Another interesting note is how some facets of this library appear to be aging: the argument taken by the Tesseract object’s doOCR() function is a File (java.io), which has been superseded by Files (java.nio.file) in Java 7.  This also seems to hold true for their slightly different Tesseract1 object.

iTextPDF


This is an extremely simple library to install if you have a Maven project.  All you need to do is add the following dependency:

<dependency>
   <groupId>com.itextpdf</groupId>
   <artifactId>itextpdf</artifactId>
   <version>5.0.6</version>
</dependency>

Then add these imports:

import com.itextpdf.text.pdf.PdfReader;
import com.itextpdf.text.pdf.parser.*;

It is fairly simple to read an entire document.  The Java code is a touch more complex to set up for reading from a particular user-defined rectangle, though:

PdfReader reader = new PdfReader("/path/to/my.pdf");
RenderFilter filter = new RegionTextRenderFilter(rectangle);
TextExtractionStrategy strategy = new FilteredTextRenderListener(new LocationTextExtractionStrategy(), filter);
String output = PdfTextExtractor.getTextFromPage(reader, pageNum, strategy);

Nevertheless, it works flawlessly once you get it.  However, finding the correct specification for the bounding rectangle was a bit tricky on this because, of course, the units iText prefers have nothing to do with the ones Tess4J uses.  Also, like with Tess4J, the units to use in the rectangle are not specified in the documentation.  It's as if we're expected to read the minds of the original developers.  Through experimentation (which was made difficult because it returns all text from any object contained within the rectangle, rather than strictly the text within the rectangle), it was found that iText doesn’t want DPI-dots, but points (of which there are always 72 points per inch).  Also, the Y-origin is set at the bottom of each page, which is actually the standard for PDF files (rather than from the top, which is how Tess4J counts).

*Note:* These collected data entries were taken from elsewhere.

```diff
@@ -153,6 +167,7 @@
 
     int commit(hipStream_t s) override {
         DWS_CHECK(!bx6_mfma_env_bad, DWS_ERR_INVALID, "DWS_BX6_MFMA: 32x32x16 | gemm2-16x16x32 | 16x16x32, not '%s'", std::getenv("DWS_BX6_MFMA") ? std::getenv("DWS_BX6_MFMA") : "");
+        DWS_CHECK(!bx6_a_ring_env_bad, DWS_ERR_INVALID, "DWS_BX6_A_RING: half-step | quarter-step, not '%s'", std::getenv("DWS_BX6_A_RING") ? std::getenv("DWS_BX6_A_RING") : "");
         DWS_TRY(Wi.ensure((size_t)C * Cin * 4));
         DWS_TRY(fold("init_conv.0.conv", Wi.f(), C, Cin, s));
         DWS_TRY(Wt_all.ensure((size_t)NL * C * Eout * 4));
@@ -542,8 +557,8 @@
             a.dilation = 1 << (n % cycle);
             a.first_layer = (n == 0); a.last_layer = (n == NL - 1);
             if (mfma_layer && bf16x3) DWS_TRY(launch_wn_layer_bf16x3(C, S, a, s));
-            else if (bf16x6) DWS_TRY(launch_wn_layer_bx6(C, S, a, WN_SPLIT_BF16X6, bx6_mfma, s));
-            else if (f16x3) { a.wscale = wscale.f() + 2 * n; DWS_TRY(launch_wn_layer_bx6(C, S, a, WN_SPLIT_F16X3, WN_BX6_MFMA_32, s)); }
+            else if (bf16x6) DWS_TRY(launch_wn_layer_bx6(C, S, a, WN_SPLIT_BF16X6, bx6_mfma, bx6_a_ring, s));
+            else if (f16x3) { a.wscale = wscale.f() + 2 * n; DWS_TRY(launch_wn_layer_bx6(C, S, a, WN_SPLIT_F16X3, WN_BX6_MFMA_32, WN_BX6_A_RING_HALF, s)); }
             else if (wino()) DWS_TRY(launch_wn_layer_wino(C, S, a, s));
             else if (mfma_layer) DWS_TRY(launch_wn_layer_mfma(C, S, a, s));
             else DWS_TRY(launch_wn_layer_generic(C, S, a, s));
```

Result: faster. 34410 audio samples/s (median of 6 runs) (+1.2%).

Also, as mentioned earlier, iText pulls all text contained within any object whose bounds overlap the rectangle you specify, rather than simply the text within the rectangle.  I imagine this is because they’re actually reading the data from the PDF and pulling text directly from the objects rather than doing OCR.  As such, I haven’t seen any errors in the results from iText (e.g. no “L” -> “|_”), and it runs much faster than Tess4J.

To specify the bounding box for the same area as above (1” from the top left corner, and 2” each side), now we must assume you have a page that’s 11” tall (US Letter size, Portrait orientation).  In that case, you would use:

...
RenderFilter filter = new RegionTextRenderFilter(new Rectangle(72, 576, 144, 144));
...

As these arguments go, 72 sets your X distance as 1 inch away from the left edge, 576 sets your Y distance as 8 inches up from the bottom edge, 144 is the width going to the right of X, and 144 is the height of the rectangle going up from Y.


Hopefully you find this useful in your quest to extract data from PDFs.  May your data-scraping activities go much smoother!